# [WHAT THIS TASK INVOLVES]
The records below hold a stretch from the line with "slab, lane_e, (ws" through the line with "tid_z = tid;"; return exactly those lines, ends included, and nothing more.

[Saved entries]
========

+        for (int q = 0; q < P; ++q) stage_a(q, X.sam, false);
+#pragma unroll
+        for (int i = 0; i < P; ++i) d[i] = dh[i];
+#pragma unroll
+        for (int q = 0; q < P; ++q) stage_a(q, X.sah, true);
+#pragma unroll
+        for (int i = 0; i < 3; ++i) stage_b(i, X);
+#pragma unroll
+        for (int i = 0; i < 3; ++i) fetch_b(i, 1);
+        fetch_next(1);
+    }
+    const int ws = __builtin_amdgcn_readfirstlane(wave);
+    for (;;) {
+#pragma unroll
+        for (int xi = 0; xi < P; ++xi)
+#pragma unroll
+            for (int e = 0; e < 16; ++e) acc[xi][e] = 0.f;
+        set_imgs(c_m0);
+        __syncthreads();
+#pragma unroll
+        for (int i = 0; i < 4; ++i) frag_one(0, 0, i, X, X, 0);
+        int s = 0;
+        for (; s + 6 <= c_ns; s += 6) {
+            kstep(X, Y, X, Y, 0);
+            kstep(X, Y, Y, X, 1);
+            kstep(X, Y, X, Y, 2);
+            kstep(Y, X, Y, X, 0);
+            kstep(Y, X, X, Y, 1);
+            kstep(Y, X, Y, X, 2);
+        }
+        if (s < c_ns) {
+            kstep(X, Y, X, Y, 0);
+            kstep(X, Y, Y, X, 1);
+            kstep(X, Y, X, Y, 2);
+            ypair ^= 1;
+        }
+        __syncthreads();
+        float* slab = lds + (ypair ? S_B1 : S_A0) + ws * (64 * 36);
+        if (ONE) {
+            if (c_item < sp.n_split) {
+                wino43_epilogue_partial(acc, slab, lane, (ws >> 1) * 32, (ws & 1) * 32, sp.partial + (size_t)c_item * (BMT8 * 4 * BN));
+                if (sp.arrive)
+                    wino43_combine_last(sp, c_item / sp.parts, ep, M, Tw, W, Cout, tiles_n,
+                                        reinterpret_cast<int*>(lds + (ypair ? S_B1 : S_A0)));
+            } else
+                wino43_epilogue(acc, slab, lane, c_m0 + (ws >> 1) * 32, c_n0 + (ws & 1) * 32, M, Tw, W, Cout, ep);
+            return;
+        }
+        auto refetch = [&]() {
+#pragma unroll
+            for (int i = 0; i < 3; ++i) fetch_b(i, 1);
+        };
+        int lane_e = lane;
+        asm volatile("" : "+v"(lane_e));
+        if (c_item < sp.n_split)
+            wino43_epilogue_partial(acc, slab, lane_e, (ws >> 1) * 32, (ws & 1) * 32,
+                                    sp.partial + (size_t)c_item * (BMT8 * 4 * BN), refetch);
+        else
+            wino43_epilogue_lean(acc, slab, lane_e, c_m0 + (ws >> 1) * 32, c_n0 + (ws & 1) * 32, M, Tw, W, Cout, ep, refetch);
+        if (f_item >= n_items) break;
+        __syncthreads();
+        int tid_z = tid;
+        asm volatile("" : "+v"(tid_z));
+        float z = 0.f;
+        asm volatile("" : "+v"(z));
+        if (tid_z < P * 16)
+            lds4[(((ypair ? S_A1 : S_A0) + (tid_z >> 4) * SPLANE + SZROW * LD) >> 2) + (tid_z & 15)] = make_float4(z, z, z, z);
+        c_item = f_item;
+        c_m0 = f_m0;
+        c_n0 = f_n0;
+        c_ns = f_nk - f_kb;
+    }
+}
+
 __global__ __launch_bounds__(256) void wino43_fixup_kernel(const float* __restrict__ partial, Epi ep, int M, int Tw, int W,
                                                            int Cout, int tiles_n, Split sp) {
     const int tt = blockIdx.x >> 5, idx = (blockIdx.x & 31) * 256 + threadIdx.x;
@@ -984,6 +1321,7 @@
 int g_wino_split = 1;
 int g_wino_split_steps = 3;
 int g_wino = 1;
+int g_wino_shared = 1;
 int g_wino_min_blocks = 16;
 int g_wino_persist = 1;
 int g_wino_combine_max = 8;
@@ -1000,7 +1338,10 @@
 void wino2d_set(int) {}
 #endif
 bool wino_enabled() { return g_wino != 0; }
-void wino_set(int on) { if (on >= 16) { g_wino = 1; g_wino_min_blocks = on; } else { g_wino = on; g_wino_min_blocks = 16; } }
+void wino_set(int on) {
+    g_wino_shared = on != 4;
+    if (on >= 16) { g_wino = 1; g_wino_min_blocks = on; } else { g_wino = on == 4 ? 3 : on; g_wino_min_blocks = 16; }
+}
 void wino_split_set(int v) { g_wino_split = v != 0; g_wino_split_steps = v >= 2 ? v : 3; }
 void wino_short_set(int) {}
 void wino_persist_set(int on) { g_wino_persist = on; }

========

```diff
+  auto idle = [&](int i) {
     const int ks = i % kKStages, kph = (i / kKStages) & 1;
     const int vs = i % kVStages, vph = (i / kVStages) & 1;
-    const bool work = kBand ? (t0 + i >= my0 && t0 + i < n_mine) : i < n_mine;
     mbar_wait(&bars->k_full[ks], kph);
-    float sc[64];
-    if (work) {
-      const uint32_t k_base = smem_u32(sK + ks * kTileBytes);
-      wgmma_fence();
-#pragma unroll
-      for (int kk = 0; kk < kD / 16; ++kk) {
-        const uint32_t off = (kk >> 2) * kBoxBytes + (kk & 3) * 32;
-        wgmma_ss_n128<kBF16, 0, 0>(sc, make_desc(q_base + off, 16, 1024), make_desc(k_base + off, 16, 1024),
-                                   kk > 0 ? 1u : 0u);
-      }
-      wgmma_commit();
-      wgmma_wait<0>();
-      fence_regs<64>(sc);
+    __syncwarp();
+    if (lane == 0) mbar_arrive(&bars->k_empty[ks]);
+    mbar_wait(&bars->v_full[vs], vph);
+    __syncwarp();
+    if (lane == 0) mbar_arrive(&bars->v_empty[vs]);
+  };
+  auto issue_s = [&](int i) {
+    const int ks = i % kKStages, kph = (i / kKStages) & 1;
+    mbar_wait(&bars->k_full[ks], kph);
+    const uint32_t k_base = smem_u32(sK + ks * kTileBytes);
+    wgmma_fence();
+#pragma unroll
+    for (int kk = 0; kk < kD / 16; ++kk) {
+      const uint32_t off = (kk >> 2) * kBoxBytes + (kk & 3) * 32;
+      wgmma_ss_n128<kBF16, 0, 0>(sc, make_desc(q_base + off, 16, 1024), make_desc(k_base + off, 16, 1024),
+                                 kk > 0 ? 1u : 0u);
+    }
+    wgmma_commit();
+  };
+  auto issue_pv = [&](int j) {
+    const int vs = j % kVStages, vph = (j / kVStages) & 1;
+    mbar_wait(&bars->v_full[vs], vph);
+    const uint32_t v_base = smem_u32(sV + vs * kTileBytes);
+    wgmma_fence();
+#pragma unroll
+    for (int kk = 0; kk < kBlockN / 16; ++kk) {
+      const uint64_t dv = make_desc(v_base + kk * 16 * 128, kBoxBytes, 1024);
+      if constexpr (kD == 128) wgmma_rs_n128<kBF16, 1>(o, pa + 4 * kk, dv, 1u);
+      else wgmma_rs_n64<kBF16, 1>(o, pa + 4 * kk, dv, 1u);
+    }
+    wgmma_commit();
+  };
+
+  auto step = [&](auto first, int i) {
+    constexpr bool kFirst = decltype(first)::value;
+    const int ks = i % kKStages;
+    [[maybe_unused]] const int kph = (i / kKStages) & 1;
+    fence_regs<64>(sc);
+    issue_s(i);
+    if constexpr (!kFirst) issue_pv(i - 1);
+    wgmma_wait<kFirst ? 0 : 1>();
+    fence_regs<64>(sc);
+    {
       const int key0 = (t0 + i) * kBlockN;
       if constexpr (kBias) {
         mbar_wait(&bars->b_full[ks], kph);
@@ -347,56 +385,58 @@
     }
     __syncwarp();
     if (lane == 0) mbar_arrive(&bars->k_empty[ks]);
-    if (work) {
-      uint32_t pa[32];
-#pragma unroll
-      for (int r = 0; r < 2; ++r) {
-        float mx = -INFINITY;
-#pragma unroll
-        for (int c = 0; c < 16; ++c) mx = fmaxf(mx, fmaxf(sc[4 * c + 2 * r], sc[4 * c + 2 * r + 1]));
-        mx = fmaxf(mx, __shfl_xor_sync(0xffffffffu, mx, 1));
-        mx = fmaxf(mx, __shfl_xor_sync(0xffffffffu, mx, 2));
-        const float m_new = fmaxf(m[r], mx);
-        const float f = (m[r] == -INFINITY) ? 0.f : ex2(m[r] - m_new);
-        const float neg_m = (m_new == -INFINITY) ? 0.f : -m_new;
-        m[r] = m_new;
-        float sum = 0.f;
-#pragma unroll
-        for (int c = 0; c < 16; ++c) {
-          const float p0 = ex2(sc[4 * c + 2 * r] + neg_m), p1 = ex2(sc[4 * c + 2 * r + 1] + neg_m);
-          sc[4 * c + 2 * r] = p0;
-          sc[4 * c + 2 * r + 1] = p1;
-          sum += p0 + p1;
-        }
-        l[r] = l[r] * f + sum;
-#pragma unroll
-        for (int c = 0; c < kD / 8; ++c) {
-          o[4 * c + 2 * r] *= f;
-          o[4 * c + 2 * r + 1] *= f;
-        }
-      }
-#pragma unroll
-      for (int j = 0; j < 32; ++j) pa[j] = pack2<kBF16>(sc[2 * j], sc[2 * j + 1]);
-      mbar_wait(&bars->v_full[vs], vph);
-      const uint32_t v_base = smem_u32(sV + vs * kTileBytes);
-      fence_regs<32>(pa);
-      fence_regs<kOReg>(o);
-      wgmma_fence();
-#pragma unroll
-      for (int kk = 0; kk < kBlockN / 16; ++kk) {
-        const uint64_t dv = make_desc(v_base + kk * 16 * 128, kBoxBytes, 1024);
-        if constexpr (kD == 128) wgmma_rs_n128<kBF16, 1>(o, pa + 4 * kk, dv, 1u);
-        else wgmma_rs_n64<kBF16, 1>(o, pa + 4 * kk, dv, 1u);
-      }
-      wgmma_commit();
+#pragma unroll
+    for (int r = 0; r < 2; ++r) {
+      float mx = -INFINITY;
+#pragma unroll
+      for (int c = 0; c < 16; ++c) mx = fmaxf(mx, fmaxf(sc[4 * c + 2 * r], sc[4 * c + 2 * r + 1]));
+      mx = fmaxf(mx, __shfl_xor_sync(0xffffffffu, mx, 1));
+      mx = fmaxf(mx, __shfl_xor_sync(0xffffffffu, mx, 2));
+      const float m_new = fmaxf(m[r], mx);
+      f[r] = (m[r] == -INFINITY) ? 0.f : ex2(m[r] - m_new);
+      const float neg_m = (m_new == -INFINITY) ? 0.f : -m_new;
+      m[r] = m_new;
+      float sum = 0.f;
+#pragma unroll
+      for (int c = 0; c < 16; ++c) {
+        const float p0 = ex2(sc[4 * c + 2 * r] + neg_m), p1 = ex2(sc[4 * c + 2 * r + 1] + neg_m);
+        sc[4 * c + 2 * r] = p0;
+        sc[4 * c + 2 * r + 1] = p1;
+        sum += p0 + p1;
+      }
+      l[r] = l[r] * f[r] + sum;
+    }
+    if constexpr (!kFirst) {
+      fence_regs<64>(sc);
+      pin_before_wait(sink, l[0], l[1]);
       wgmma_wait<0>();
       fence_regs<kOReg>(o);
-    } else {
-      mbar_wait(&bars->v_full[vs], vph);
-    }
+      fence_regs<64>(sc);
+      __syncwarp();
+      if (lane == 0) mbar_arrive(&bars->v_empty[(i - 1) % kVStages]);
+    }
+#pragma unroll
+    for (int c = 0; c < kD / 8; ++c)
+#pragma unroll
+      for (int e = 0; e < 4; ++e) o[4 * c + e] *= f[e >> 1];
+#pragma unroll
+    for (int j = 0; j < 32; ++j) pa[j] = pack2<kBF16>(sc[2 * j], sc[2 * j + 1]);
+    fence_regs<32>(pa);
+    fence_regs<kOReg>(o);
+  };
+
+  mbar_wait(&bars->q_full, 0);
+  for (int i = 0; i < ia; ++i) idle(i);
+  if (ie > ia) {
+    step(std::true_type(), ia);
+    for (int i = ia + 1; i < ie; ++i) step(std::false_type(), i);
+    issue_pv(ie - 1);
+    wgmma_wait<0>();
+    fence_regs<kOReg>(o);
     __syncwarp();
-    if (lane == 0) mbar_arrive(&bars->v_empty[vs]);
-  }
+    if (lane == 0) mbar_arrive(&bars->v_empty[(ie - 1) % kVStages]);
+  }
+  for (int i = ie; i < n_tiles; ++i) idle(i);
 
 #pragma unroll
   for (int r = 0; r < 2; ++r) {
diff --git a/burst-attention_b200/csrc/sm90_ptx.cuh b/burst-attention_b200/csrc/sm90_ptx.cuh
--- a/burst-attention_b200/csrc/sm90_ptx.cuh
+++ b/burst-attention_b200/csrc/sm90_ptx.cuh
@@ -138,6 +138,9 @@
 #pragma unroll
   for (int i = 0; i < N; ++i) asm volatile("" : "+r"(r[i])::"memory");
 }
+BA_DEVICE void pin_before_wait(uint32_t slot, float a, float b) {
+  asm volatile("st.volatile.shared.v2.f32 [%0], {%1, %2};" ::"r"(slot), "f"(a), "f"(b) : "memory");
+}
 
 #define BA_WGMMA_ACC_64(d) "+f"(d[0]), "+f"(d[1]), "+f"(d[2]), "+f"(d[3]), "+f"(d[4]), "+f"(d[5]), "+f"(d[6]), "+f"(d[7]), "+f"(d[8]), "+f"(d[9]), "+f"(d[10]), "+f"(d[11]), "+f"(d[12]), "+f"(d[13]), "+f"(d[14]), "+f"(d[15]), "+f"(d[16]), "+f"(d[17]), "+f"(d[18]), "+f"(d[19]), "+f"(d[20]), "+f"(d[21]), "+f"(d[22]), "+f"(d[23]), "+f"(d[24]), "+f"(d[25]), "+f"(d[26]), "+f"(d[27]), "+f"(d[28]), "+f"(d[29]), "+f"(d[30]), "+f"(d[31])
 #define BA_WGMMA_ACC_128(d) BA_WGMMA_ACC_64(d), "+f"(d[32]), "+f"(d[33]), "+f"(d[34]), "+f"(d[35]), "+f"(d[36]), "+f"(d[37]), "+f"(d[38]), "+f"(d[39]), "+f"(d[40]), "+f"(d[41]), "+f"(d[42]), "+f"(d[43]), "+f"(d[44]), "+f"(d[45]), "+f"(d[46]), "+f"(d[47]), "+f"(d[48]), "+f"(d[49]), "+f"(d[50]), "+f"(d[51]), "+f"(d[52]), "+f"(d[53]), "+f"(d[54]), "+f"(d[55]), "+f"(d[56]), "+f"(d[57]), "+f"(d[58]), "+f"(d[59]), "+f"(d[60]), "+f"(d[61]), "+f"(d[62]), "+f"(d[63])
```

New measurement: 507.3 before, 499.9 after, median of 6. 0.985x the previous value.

========

# [EXERCISE OUTPUT]
+            wino43_epilogue_partial(acc, slab, lane_e, (ws >> 1) * 32, (ws & 1) * 32,
+                                    sp.partial + (size_t)c_item * (BMT8 * 4 * BN), refetch);
+        else
+            wino43_epilogue_lean(acc, slab, lane_e, c_m0 + (ws >> 1) * 32, c_n0 + (ws & 1) * 32, M, Tw, W, Cout, ep, refetch);
+        if (f_item >= n_items) break;
+        __syncthreads();
+        int tid_z = tid;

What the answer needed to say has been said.